- **Data to use**

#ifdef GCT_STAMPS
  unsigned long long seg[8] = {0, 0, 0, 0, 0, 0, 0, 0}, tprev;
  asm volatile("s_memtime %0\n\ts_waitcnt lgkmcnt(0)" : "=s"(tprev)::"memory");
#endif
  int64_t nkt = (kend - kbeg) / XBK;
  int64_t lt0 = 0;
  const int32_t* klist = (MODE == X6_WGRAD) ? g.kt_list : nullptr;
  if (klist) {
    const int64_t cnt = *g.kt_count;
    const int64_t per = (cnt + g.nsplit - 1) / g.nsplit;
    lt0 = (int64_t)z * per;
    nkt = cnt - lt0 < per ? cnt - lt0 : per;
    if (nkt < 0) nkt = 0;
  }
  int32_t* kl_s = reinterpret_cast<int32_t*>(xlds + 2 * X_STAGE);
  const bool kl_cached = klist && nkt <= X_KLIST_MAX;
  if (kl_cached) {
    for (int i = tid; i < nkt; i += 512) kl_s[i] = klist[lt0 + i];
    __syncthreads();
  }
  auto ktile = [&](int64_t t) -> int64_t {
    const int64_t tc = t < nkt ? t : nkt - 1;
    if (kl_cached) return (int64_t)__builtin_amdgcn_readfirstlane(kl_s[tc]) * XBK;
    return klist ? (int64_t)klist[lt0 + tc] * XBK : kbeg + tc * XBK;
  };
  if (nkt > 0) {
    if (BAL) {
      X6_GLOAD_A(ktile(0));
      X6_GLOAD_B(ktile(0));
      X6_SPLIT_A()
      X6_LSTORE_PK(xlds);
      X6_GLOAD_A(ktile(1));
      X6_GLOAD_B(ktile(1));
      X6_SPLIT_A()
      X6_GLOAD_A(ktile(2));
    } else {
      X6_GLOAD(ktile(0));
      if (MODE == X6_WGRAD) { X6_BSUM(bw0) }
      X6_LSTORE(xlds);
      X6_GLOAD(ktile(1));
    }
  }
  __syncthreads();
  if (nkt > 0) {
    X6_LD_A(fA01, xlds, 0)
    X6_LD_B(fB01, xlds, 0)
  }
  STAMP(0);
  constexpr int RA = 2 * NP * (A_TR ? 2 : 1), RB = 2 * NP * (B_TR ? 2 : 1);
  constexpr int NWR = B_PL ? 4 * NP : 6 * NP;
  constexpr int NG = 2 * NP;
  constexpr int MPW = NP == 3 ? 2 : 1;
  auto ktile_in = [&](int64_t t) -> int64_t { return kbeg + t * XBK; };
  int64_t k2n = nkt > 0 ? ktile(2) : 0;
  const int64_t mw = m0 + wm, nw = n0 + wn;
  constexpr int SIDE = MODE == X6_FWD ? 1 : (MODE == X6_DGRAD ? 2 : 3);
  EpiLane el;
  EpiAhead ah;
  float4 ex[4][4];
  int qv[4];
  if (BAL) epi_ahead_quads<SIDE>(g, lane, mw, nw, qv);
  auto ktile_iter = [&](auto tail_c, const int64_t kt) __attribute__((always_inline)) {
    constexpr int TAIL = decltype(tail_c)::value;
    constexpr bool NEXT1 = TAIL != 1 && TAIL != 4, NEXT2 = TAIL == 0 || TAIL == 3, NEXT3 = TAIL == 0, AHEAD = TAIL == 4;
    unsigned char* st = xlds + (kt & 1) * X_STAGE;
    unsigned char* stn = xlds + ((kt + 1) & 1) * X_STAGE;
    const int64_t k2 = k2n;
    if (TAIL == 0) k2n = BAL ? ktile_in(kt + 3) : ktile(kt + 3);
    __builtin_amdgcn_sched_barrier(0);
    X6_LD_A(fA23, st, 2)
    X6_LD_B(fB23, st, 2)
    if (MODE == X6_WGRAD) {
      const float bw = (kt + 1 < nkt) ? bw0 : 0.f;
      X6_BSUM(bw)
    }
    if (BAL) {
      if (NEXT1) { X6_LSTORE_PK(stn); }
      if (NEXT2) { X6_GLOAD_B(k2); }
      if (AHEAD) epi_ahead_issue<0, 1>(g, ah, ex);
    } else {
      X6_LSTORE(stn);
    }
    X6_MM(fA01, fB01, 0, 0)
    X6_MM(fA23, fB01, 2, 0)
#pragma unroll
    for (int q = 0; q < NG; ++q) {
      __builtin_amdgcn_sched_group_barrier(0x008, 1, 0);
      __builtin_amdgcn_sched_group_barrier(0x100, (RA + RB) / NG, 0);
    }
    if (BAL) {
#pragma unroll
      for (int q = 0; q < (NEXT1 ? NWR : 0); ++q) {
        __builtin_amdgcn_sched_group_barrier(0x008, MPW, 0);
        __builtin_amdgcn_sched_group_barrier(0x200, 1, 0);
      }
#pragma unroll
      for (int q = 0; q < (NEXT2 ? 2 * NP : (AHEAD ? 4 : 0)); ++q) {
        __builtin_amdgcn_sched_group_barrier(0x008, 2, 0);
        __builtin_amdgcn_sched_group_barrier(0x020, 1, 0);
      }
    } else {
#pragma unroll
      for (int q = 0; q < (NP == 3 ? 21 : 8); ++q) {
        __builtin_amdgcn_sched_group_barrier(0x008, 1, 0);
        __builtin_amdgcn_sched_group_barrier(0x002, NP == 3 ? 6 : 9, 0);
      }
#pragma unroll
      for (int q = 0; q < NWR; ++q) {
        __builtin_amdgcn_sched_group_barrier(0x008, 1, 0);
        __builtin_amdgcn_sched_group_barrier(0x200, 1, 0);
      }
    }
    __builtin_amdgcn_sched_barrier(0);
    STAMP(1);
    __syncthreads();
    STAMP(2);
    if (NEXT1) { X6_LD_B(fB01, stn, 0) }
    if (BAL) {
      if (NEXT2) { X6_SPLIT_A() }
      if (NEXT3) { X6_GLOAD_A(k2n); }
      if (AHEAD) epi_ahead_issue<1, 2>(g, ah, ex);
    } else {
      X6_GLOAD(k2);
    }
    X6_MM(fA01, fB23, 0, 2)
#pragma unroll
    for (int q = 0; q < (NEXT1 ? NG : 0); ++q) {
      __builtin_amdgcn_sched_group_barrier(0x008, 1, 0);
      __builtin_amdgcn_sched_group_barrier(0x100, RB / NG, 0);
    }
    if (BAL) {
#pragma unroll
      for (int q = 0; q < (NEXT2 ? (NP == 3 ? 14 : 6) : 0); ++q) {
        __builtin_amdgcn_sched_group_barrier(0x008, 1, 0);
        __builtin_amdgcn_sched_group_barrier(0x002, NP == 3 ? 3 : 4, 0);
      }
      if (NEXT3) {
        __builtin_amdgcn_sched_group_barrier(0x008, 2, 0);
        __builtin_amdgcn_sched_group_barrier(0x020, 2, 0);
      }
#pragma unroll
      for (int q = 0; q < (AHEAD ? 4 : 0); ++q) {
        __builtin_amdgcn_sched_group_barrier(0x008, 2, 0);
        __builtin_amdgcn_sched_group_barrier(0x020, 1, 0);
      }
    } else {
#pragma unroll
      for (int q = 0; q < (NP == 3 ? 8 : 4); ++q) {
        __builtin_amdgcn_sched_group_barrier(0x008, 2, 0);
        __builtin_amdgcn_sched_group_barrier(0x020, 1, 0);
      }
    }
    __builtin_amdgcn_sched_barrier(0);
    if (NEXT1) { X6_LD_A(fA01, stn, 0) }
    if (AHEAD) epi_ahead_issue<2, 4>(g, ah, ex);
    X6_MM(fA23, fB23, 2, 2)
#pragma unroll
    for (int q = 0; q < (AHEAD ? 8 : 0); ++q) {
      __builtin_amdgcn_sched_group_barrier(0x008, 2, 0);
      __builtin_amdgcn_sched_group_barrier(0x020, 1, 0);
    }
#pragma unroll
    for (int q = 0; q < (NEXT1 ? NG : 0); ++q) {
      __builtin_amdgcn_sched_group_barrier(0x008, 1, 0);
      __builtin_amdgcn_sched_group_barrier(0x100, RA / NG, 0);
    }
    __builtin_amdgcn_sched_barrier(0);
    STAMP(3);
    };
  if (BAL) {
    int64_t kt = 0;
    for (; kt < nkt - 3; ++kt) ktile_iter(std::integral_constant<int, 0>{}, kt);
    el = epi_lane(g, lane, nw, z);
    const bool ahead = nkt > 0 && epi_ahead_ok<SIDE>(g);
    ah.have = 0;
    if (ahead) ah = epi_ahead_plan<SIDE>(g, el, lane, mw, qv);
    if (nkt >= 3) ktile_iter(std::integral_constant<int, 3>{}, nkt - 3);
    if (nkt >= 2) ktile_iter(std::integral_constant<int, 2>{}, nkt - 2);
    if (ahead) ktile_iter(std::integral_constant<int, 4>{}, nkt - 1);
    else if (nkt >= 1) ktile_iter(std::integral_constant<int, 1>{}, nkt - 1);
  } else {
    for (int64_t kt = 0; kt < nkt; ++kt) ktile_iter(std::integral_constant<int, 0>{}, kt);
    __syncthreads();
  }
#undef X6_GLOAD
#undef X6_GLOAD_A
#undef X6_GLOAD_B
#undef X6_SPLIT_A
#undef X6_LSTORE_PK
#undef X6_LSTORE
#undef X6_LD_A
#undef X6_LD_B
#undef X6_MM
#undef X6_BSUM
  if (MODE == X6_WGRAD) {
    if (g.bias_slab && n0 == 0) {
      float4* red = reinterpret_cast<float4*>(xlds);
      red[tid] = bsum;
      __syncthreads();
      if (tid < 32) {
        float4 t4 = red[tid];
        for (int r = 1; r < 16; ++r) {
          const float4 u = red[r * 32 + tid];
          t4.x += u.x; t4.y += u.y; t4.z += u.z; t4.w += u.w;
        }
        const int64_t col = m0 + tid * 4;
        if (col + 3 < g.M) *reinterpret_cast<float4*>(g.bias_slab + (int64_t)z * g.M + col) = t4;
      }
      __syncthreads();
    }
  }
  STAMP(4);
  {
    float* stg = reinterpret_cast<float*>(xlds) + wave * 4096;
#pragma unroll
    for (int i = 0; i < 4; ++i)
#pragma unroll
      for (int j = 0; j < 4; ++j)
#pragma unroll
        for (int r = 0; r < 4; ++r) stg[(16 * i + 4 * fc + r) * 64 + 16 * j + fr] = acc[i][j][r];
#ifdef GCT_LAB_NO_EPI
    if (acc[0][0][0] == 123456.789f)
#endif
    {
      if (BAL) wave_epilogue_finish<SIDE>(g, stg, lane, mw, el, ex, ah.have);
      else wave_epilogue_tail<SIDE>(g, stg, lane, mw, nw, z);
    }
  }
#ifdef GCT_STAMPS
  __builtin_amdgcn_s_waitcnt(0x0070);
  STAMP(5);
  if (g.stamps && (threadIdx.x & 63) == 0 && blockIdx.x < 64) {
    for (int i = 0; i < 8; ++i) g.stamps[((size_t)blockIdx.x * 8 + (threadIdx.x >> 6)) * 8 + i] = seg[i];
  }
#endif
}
--
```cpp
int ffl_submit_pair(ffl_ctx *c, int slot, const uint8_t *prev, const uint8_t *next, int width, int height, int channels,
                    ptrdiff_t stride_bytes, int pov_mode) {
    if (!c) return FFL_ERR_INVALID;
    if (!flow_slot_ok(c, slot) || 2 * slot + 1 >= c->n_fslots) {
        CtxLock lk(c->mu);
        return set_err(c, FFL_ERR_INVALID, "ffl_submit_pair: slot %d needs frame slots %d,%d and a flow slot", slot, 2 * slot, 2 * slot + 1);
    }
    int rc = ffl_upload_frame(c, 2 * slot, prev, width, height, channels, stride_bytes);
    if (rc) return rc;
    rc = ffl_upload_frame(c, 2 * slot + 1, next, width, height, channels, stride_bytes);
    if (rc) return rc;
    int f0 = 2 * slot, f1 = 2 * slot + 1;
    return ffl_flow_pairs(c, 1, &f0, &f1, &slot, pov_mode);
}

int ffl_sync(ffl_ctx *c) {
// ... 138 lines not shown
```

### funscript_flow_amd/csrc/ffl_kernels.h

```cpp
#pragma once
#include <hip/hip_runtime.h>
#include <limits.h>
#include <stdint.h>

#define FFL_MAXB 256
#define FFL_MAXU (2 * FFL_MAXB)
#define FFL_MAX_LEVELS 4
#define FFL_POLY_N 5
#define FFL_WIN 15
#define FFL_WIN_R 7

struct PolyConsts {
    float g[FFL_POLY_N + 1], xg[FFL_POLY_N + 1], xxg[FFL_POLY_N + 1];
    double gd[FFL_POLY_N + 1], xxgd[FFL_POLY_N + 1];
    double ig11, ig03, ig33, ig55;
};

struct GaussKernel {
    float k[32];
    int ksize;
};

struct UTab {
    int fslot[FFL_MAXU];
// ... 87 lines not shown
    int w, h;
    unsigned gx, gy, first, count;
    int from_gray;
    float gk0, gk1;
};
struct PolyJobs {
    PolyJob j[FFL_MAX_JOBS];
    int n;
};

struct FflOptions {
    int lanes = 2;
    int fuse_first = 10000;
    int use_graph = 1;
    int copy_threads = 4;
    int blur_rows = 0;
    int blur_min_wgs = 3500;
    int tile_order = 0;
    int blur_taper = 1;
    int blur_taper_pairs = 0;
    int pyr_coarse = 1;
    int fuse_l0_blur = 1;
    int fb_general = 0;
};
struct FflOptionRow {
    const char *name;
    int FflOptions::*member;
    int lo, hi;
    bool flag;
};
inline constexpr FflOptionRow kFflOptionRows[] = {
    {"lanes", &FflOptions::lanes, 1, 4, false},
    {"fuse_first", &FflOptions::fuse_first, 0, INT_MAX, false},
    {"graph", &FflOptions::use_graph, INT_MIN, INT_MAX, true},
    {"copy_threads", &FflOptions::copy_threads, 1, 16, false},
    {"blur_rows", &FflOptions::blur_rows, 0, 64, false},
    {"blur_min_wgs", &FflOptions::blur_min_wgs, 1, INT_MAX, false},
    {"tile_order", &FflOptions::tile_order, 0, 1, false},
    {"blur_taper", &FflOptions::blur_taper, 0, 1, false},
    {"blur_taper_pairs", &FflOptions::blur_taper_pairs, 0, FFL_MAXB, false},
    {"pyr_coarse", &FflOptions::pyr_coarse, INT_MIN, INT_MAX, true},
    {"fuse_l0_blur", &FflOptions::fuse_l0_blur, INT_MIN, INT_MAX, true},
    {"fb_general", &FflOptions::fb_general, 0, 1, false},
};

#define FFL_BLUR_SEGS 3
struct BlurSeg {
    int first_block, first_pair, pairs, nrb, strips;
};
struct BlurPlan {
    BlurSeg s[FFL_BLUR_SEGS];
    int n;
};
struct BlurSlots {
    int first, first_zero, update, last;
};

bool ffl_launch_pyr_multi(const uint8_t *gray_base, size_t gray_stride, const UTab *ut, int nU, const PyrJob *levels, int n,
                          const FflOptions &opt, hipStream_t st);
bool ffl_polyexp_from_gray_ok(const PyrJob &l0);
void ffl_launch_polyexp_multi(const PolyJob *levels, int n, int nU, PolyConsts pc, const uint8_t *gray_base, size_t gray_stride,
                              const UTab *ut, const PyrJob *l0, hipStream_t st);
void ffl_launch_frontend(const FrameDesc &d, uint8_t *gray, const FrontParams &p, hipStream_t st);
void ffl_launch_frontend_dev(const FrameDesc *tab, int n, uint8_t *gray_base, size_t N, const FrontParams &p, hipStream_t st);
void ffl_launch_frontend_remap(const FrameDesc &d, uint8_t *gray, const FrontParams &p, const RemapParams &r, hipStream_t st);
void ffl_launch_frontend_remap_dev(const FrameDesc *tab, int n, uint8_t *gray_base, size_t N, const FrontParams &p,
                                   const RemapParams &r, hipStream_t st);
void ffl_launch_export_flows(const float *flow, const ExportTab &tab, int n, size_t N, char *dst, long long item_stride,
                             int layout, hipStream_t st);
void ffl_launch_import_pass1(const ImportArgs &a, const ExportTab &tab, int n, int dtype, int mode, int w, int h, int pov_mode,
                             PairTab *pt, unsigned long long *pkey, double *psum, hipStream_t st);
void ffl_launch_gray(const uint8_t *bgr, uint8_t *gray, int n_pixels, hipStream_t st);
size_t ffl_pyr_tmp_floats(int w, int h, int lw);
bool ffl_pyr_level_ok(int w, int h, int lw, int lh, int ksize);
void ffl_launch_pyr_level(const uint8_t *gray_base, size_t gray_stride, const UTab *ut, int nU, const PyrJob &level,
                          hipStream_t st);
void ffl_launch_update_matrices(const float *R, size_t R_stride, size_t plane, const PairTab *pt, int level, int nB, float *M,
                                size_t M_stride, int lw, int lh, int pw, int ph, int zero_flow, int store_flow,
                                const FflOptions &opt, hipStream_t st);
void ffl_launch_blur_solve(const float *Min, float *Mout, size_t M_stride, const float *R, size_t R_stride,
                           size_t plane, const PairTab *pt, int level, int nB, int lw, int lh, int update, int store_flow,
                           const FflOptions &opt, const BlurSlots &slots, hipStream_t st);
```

- **Work required**
Filter the data down to the lines that contain the string "long", and copy them.

- **Written answer**
  unsigned long long seg[8] = {0, 0, 0, 0, 0, 0, 0, 0}, tprev;
void ffl_launch_export_flows(const float *flow, const ExportTab &tab, int n, size_t N, char *dst, long long item_stride,
                             PairTab *pt, unsigned long long *pkey, double *psum, hipStream_t st);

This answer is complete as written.